» **Your objective**: Scan the data that follows and count the lines with the string "hipEventDestroy"; answer with the count alone.

» **Data to examine**:
..............................
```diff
@@ -678,33 +711,40 @@
     {
       int ncol = 1;
       while (ncol < gs) ncol <<= 1;
-      const int parts = gemv_multi<NI>(W + L.gl_w, gs, ncol, in, ins, hid, red);
+      gemv_multi<NI>(W + L.gl_w, gs, ncol, in, ins, hid, red);
       const int li = t / ncol, lu = t % ncol;
-      if (t < ncol * NI && li < nimg && lu < gs) {
-        float a = W[L.gl_b + lu];
-        for (int q = 0; q < parts; ++q) a += red[(q * NI + li) * ncol + lu];
-        ex.publish(goff + (size_t)li * Gx + p * gs + lu, a);
-      }
+      if (t < ncol * NI && li < nimg && lu < gs)
+        ex.publish(goff + (size_t)li * Gx + p * gs + lu, add_parts<NI>(W[L.gl_b + lu], red, ncol, li, lu));
+      RA_PHASE_AT(4);
       ex.template gather<8>(goff, Gx, nimg, gm, Gxp);
+      RA_PHASE_AT(2);
       goff += (size_t)NI * Gx;
-      const int wave = t >> 6, lane = t & 63;
-      for (int i = wave; i < nimg; i += kThreads / 64) {
-        float *gi = gm + i * Gxp;
-        float mx = -3.0e38f;
-        for (int g = lane; g < G; g += 64) mx = fmaxf(mx, gi[g]);
-        for (int o = 32; o > 0; o >>= 1) mx = fmaxf(mx, __shfl_xor(mx, o));
-        float sum = 0.0f;
-        for (int g = lane; g < G; g += 64) sum += expf(gi[g] - mx);
-        for (int o = 32; o > 0; o >>= 1) sum += __shfl_xor(sum, o);
-        for (int g = lane; g < Gx; g += 64) gi[g] = (g < G) ? expf(gi[g] - mx) / sum : 0.0f;
-      }
+      constexpr int LPI = kThreads / NI;
+      static_assert(LPI == 32 || LPI == 64, "an image's lanes are a wave or half of one");
+      const int si = t / LPI, sl = t % LPI;
+      const int gend = (si < nimg) ? G : 0, gxend = (si < nimg) ? Gx : 0;
+      float *gi = gm + si * Gxp;
+      float mx = -3.0e38f;
+      for (int g = sl; g < gend; g += LPI) mx = fmaxf(mx, gi[g]);
+      for (int o = LPI / 2; o > 0; o >>= 1) mx = fmaxf(mx, __shfl_xor(mx, o));
+      float sum = 0.0f;
+      for (int g = sl; g < gend; g += LPI) {
+        const float e = expf(gi[g] - mx);
+        gi[g] = e;
+        sum += e;
+      }
+      for (int o = LPI / 2; o > 0; o >>= 1) sum += __shfl_xor(sum, o);
+      for (int g = sl; g < gxend; g += LPI) gi[g] = (g < G) ? gi[g] / sum : 0.0f;
       __syncthreads();
-    }
-  }
-
-  if (p < nimg) finish_image(d, L, wp, xh + p * Kp + Cf, va + p * hid, red, red + 2 * kThreads, b0 + p, h_last, ctrl_out, attn);
+      RA_PHASE_AT(5);
+    }
+  }
+
+  if (p < nimg) finish_image(d, (size_t)L.slice * kP, wp, xh + p * Kp + Cf, va + p * hid, red, red + 2 * kThreads, b0 + p, h_last, ctrl_out, attn);
   if (p == 0 && t == 0) __hip_atomic_store(wsg, ex.tag, __ATOMIC_RELAXED, __HIP_MEMORY_SCOPE_AGENT);
   if (ex.err && status) atomicMax(status, 1);
+  RA_PHASE_AT(6);
+  RA_PHASE_END;
 }
 
 template <int FR, int NI>
```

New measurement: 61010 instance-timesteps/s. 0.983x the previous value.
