# liulab-dfci/TRUST4

Measured on AMD Instinct MI355X. Metric: stage-1 assembly read pairs/sec (150 bp PE), whole stage 1, higher is better.
Workload: dtype int32/u64

## Files before the change

### trust4_amd/csrc/t4_api.hip

```cpp
#include <hip/hip_runtime.h>
#include <math.h>
#include <stdarg.h>
#include <stdio.h>
#include <string.h>
#include <zlib.h>

#include <algorithm>
#include <atomic>
#include <chrono>
#include <map>
#include <memory>
#include <mutex>
#include <string>
#include <thread>
#include <unordered_map>
#include <vector>

#ifdef __HIPCC__
#include <dlfcn.h>
#include <rccl/rccl.h>
#include <type_traits>
#include <unistd.h>
#endif
#include "../../include/trust4_hip.h"
// ... 293 lines not shown
    while (n < groups) n *= 2;
    if (c->grpPoolHost) (void)hipHostFree(c->grpPoolHost);
    c->grpPoolHost = nullptr; w.grpPool = nullptr; w.grpCap = 0;
    HIPCHK(c, hipHostMalloc(&c->grpPoolHost, sizeof(T4Grp) * 2 * (size_t)n, hipHostMallocMapped));
    HIPCHK(c, hipHostGetDevicePointer((void **)&w.grpPool, c->grpPoolHost, 0));
    w.grpCap = n;
  }
  return T4_OK;
}
T4Wide wideHalf(const t4_ctx *c, int half) {
  T4Wide w = c->wide;
  if (!half) return w;
  const size_t R = (size_t)w.maxReads, P = (size_t)w.maxPart;
  w.seed += R * T4_WIDE_SEEDS; w.bounds += R * (T4_WIDE_MAXP + 1); w.uniqPref += R * (w.pcap + 1); w.sortTmp += R * 2 * w.pcap; w.requeue += R; w.headBits += R * ((w.pcap + 31) / 32);
  w.pCnt += P; w.pRead += P; w.pKeys += P * w.pcap; w.gSize += P * w.pcap; w.gInfo += P * w.pcap; w.gCount += P * 4; w.gOff += P * 2;
  w.pRec += P * w.maxOvPart * 10; w.pRecCnt += P; w.mKeys += P * w.maxOvPart; w.mOrd += P * w.maxOvPart;
  w.grpPool += w.grpCap;
  return w;
}

}

extern "C" {

int t4_init(int device_ordinal, t4_ctx **out) {
  if (!out) return T4_ERR_ARG;
  *out = nullptr;
  int ndev = 0;
  if (hipGetDeviceCount(&ndev) != hipSuccess || ndev <= 0 || device_ordinal < 0 || device_ordinal >= ndev) return T4_ERR_HIP;
  if (hipSetDevice(device_ordinal) != hipSuccess) return T4_ERR_HIP;
  t4_ctx *c = new t4_ctx();
  c->device = device_ordinal;
  hipDeviceProp_t prop;
  if (hipGetDeviceProperties(&prop, device_ordinal) != hipSuccess) { delete c; return T4_ERR_HIP; }
  c->cus = prop.multiProcessorCount;
  if (hipStreamCreate(&c->stream) != hipSuccess) { delete c; return T4_ERR_HIP; }
  for (int i = 0; i < 4; ++i) if (hipEventCreate(&c->ev[i]) != hipSuccess) { delete c; return T4_ERR_HIP; }
  memset(&c->stats, 0, sizeof c->stats);
  if (hipMalloc(&c->listCounts, sizeof(int) * 16) != hipSuccess || hipMalloc(&c->hitCounter, sizeof(unsigned long long)) != hipSuccess) { delete c; return T4_ERR_HIP; }
  if (hipHostMalloc(&c->aqFlagHost, 64, hipHostMallocMapped) != hipSuccess || hipHostGetDevicePointer((void **)&c->aqFlagDev, c->aqFlagHost, 0) != hipSuccess ||
      hipMalloc(&c->aqDoneCtr, sizeof(unsigned)) != hipSuccess || hipMemset(c->aqDoneCtr, 0, sizeof(unsigned)) != hipSuccess) { delete c; return T4_ERR_HIP; }
  *c->aqFlagHost = 0;
  *out = c;
  return T4_OK;
}

void t4_destroy(t4_ctx *c) {
  if (!c) return;
  (void)hipSetDevice(c->device);
#ifdef T4_PHASE_TIMING
  if (getenv("T4_PHASE_DUMP")) {
    unsigned long long ph[T4_NPHASE];
    if (hipMemcpyFromSymbol(ph, HIP_SYMBOL(t4k::g_phaseCycles), sizeof(ph)) == hipSuccess) {
      static const char *names[32] = {"other", "seed:lookup", "expand", "sort", "stats", "runs", "bigsort", "chain", "ovsort", "score", "prefilter", "final", "annotate", "score:quick", "score:banded", "score:finish", "extend:ungapped", "after-extend", "extend:list", "extend:dp4", "extend:dp1", "extend:combine", "seed:replay", "seed:scan", "extend:launch", "-", "-", "-", "-", "-", "-", "-"};
      unsigned long long tot = 0;
      for (int i = 0; i < T4_NPHASE; ++i) tot += ph[i];
      for (int i = 0; i < T4_NPHASE; ++i) if (ph[i]) fprintf(stderr, "phase %-16s %-7s %6.2f%%  %.3e cycles\n", names[i & 31], i < 32 ? "lds" : "global", 100.0 * (double)ph[i] / (double)tot, (double)ph[i]);
    }
    static unsigned long long cls[4 * T4_NPHASE];
    if (hipMemcpyFromSymbol(cls, HIP_SYMBOL(t4k::g_phaseByOverlaps), sizeof(cls)) == hipSuccess) {
      static const char *names[32] = {"other", "seed:lookup", "expand", "sort", "stats", "runs", "bigsort", "chain", "ovsort", "score", "prefilter", "final", "annotate", "score:quick", "score:banded", "score:finish", "extend:ungapped", "after-extend", "extend:list", "extend:dp4", "extend:dp1", "extend:combine", "seed:replay", "seed:scan", "extend:launch", "-", "-", "-", "-", "-", "-", "-"};
      static const char *cname[4] = {"<5 overlaps", "5-19 overlaps", "20-64 overlaps", ">64 overlaps"};
      for (int k = 0; k < 4; ++k) {
        unsigned long long tot = 0;
        for (int i = 0; i < T4_NPHASE; ++i) tot += cls[k * T4_NPHASE + i];
        if (!tot) continue;
        fprintf(stderr, "AddRead queries with %s: %.3e cycles in the query kernel\n", cname[k], (double)tot);
        for (int i = 0; i < T4_NPHASE; ++i) if (cls[k * T4_NPHASE + i] * 200 >= tot) fprintf(stderr, "   %-16s %-7s %6.2f%%\n", names[i & 31], i < 32 ? "lds" : "global", 100.0 * (double)cls[k * T4_NPHASE + i] / (double)tot);
      }
    }
    unsigned long long dc[8];
    if (hipMemcpyFromSymbol(dc, HIP_SYMBOL(t4k::g_dbgCount), sizeof(dc)) == hipSuccess)
      fprintf(stderr, "debug counters: gap jobs %llu, banded %llu, wave-DP steps %llu, scratch fallbacks %llu; overhang DPs %llu, of which %llu leave the diagonal\n", dc[0], dc[1], dc[2], dc[3], dc[6], dc[7]);
  }
#endif
  void *ptrs[] = {c->dpRows, c->dpDir, c->gKeys, c->gPairs, c->gCand, c->gOv, c->gFin, c->gOrd, c->hitsKeys, c->lists,
                  c->listCounts, c->status, c->counts, c->hitCounter, c->result, c->aqIn, c->aqOut};
  if (c->aqInHost) (void)hipHostFree(c->aqInHost);
  if (c->aqOutHost) (void)hipHostFree(c->aqOutHost);
  if (c->aqFlagHost) (void)hipHostFree(c->aqFlagHost);
  if (c->aqDoneCtr) (void)hipFree(c->aqDoneCtr);
  if (c->aqPool) (void)hipHostFree(c->aqPool);
  if (c->candPool) (void)hipHostFree(c->candPool);
  if (c->aqRecDev) (void)hipFree(c->aqRecDev);
  if (c->aqRecRead) (void)hipFree(c->aqRecRead);
  if (c->aqExtAux) (void)hipFree(c->aqExtAux);
  if (c->wideInit) {
    void *wp[] = {c->wide.seed, c->wide.bounds, c->wide.pCnt, c->wide.pRead, c->wide.pKeys, c->wide.gSize, c->wide.gInfo, c->wide.gCount, c->wide.gOff, c->wide.pRec,
                  c->wide.pRecCnt, c->wide.uniqPref, c->wide.mKeys, c->wide.mOrd, c->wide.sortTmp, c->wide.requeue};
    for (void *p : wp) if (p) (void)hipFree(p);
    if (c->grpPoolHost) (void)hipHostFree(c->grpPoolHost);
    if (c->headBitsHost) (void)hipHostFree(c->headBitsHost);
  }
  for (void *p : ptrs) if (p) (void)hipFree(p);
  for (int i = 0; i < 4; ++i) if (c->ev[i]) (void)hipEventDestroy(c->ev[i]);
  if (c->stream) (void)hipStreamDestroy(c->stream);
  if (c->stream2) (void)hipStreamDestroy(c->stream2);
  if (c->evIn) (void)hipEventDestroy(c->evIn);
  if (c->evG) (void)hipEventDestroy(c->evG);
  delete c;
}
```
..............................
» **Answer for the task**: 3